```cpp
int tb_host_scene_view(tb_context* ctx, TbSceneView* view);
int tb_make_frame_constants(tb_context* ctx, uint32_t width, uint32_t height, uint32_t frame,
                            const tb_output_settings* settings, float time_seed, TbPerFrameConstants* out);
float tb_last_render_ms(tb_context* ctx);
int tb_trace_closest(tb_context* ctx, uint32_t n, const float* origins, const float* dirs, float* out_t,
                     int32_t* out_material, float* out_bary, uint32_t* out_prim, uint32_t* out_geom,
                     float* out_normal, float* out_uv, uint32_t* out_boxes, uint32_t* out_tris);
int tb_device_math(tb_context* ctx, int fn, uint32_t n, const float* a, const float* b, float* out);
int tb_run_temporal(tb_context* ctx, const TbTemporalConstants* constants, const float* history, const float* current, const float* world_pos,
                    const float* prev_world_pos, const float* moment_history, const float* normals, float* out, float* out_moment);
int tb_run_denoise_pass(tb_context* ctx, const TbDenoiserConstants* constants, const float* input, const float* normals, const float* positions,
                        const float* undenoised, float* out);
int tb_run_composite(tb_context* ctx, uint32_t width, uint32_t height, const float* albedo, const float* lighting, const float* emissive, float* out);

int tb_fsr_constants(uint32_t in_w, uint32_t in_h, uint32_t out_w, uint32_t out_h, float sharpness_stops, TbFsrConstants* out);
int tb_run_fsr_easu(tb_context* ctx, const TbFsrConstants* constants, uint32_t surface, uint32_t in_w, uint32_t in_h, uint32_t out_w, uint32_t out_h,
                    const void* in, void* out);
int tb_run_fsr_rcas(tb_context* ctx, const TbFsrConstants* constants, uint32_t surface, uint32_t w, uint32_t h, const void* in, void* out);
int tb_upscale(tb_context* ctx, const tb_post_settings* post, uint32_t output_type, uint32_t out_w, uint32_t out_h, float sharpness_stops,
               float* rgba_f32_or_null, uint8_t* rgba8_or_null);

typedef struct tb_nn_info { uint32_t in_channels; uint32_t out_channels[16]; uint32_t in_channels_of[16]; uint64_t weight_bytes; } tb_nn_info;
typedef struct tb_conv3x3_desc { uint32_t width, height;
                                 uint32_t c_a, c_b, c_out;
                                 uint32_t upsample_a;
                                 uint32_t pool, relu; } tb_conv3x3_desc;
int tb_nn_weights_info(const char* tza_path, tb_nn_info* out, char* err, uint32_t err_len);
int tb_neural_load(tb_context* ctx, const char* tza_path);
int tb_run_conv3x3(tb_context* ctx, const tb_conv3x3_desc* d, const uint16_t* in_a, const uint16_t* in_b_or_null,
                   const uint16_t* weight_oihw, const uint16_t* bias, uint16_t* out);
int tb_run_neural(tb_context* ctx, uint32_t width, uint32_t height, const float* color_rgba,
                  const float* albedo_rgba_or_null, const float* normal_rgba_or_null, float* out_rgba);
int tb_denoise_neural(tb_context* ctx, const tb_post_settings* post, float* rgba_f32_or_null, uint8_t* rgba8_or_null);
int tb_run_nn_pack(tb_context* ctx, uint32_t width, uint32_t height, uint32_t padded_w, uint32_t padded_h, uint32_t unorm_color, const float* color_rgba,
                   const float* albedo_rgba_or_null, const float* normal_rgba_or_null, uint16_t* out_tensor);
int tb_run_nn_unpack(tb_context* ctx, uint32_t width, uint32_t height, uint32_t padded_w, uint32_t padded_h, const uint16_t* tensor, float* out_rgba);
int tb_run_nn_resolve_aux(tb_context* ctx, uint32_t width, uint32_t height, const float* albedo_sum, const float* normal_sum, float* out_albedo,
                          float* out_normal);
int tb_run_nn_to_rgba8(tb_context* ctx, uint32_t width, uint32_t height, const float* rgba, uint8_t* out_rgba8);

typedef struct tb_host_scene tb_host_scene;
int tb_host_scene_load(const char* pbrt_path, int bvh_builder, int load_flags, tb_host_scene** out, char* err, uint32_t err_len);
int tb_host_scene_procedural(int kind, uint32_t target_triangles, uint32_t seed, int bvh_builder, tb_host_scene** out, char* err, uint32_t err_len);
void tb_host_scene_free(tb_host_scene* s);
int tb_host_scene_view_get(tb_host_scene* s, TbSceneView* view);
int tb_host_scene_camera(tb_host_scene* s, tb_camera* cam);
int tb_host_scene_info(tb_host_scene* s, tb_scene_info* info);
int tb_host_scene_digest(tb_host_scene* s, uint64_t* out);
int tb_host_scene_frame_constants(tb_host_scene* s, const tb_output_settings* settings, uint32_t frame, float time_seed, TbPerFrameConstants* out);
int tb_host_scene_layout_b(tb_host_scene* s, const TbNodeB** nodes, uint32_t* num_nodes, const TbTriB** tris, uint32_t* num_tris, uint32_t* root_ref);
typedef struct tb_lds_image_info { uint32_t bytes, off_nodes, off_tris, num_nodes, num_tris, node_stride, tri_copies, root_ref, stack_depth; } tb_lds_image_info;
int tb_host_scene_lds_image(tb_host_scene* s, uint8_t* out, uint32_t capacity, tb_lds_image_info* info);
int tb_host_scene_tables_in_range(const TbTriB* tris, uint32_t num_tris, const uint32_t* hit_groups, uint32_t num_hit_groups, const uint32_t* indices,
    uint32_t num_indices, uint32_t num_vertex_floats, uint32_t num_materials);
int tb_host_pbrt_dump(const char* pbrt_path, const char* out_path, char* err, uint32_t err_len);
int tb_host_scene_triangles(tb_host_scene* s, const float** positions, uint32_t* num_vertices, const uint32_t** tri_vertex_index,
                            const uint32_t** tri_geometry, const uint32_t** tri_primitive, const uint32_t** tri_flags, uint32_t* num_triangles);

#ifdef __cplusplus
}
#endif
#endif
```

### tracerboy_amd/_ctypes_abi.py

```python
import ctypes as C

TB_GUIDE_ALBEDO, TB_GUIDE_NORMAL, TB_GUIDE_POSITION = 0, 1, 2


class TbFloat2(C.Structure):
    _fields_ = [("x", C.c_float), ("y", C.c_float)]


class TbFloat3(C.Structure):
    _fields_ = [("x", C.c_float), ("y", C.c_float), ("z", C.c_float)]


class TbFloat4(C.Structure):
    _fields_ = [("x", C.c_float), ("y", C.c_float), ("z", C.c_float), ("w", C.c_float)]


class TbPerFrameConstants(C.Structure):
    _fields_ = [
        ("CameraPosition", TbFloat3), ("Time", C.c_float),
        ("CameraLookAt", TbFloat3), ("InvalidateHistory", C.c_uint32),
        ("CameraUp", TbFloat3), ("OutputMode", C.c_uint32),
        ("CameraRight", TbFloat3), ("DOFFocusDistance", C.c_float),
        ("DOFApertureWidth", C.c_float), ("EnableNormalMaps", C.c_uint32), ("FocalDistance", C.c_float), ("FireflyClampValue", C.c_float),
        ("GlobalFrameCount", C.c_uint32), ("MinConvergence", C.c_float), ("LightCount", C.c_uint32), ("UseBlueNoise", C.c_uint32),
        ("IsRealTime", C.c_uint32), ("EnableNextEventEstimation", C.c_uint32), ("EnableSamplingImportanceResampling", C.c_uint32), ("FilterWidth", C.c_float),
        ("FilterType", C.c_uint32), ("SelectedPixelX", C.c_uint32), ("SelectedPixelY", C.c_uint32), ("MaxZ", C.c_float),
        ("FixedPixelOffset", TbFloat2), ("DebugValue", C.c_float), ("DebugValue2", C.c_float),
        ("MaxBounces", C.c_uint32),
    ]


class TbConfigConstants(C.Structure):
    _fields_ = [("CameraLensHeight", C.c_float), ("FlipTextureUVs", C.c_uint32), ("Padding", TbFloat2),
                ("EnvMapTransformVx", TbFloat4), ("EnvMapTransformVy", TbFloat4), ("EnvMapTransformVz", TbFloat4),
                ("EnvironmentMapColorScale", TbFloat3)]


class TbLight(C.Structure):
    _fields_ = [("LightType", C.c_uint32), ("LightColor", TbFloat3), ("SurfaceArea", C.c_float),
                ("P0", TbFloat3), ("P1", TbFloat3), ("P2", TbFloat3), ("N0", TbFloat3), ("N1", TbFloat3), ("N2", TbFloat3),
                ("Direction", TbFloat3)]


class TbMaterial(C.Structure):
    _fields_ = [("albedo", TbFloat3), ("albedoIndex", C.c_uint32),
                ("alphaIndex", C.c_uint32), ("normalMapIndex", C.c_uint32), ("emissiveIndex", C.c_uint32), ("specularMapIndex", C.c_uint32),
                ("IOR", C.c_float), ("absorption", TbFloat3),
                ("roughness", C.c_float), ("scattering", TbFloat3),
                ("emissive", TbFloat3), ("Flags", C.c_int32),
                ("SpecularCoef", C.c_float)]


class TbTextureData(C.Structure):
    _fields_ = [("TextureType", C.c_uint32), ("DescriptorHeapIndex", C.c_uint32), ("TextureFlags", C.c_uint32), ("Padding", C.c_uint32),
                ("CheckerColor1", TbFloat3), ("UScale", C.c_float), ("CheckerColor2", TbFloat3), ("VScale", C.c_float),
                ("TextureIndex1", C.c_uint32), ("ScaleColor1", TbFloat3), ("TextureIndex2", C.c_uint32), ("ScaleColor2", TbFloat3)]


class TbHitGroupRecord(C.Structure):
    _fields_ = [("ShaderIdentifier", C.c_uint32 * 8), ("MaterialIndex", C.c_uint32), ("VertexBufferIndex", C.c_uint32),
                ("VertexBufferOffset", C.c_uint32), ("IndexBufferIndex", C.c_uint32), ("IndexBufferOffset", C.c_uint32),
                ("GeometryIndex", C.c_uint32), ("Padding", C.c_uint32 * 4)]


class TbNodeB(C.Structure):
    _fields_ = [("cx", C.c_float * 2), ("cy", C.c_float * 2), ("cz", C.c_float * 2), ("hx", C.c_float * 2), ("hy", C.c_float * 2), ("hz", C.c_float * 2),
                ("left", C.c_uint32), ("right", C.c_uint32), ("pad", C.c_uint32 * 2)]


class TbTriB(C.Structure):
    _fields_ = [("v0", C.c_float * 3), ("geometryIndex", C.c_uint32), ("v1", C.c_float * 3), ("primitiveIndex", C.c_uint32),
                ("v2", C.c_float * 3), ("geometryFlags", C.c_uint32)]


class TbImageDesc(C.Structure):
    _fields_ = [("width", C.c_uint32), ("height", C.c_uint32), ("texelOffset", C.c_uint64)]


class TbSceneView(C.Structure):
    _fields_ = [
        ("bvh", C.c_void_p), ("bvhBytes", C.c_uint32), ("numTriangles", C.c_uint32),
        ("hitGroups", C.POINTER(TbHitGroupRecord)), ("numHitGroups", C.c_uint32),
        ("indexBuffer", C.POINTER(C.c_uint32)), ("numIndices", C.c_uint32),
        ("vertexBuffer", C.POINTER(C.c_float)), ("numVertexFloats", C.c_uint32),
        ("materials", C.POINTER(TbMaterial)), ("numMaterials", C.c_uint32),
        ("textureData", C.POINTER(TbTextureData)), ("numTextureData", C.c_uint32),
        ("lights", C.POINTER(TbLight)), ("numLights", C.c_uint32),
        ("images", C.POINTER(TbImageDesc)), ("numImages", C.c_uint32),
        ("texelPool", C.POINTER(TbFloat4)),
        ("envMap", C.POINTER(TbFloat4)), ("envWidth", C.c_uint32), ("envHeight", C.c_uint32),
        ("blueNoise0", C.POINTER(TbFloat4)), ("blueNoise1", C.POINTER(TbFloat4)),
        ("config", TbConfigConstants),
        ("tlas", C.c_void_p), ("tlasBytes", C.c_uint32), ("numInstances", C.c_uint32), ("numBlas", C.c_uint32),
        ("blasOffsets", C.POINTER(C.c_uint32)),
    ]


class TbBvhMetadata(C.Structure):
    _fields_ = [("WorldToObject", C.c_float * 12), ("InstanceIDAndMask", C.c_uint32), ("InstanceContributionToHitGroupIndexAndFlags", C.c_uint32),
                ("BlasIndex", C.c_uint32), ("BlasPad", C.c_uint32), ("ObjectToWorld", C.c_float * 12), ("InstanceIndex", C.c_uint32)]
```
■ ■ ■
WHAT THE TASK ASKS: Search the records above for the string "post" and copy each line that holds it.

COMPLETED EXERCISE:
int tb_upscale(tb_context* ctx, const tb_post_settings* post, uint32_t output_type, uint32_t out_w, uint32_t out_h, float sharpness_stops,
int tb_denoise_neural(tb_context* ctx, const tb_post_settings* post, float* rgba_f32_or_null, uint8_t* rgba8_or_null);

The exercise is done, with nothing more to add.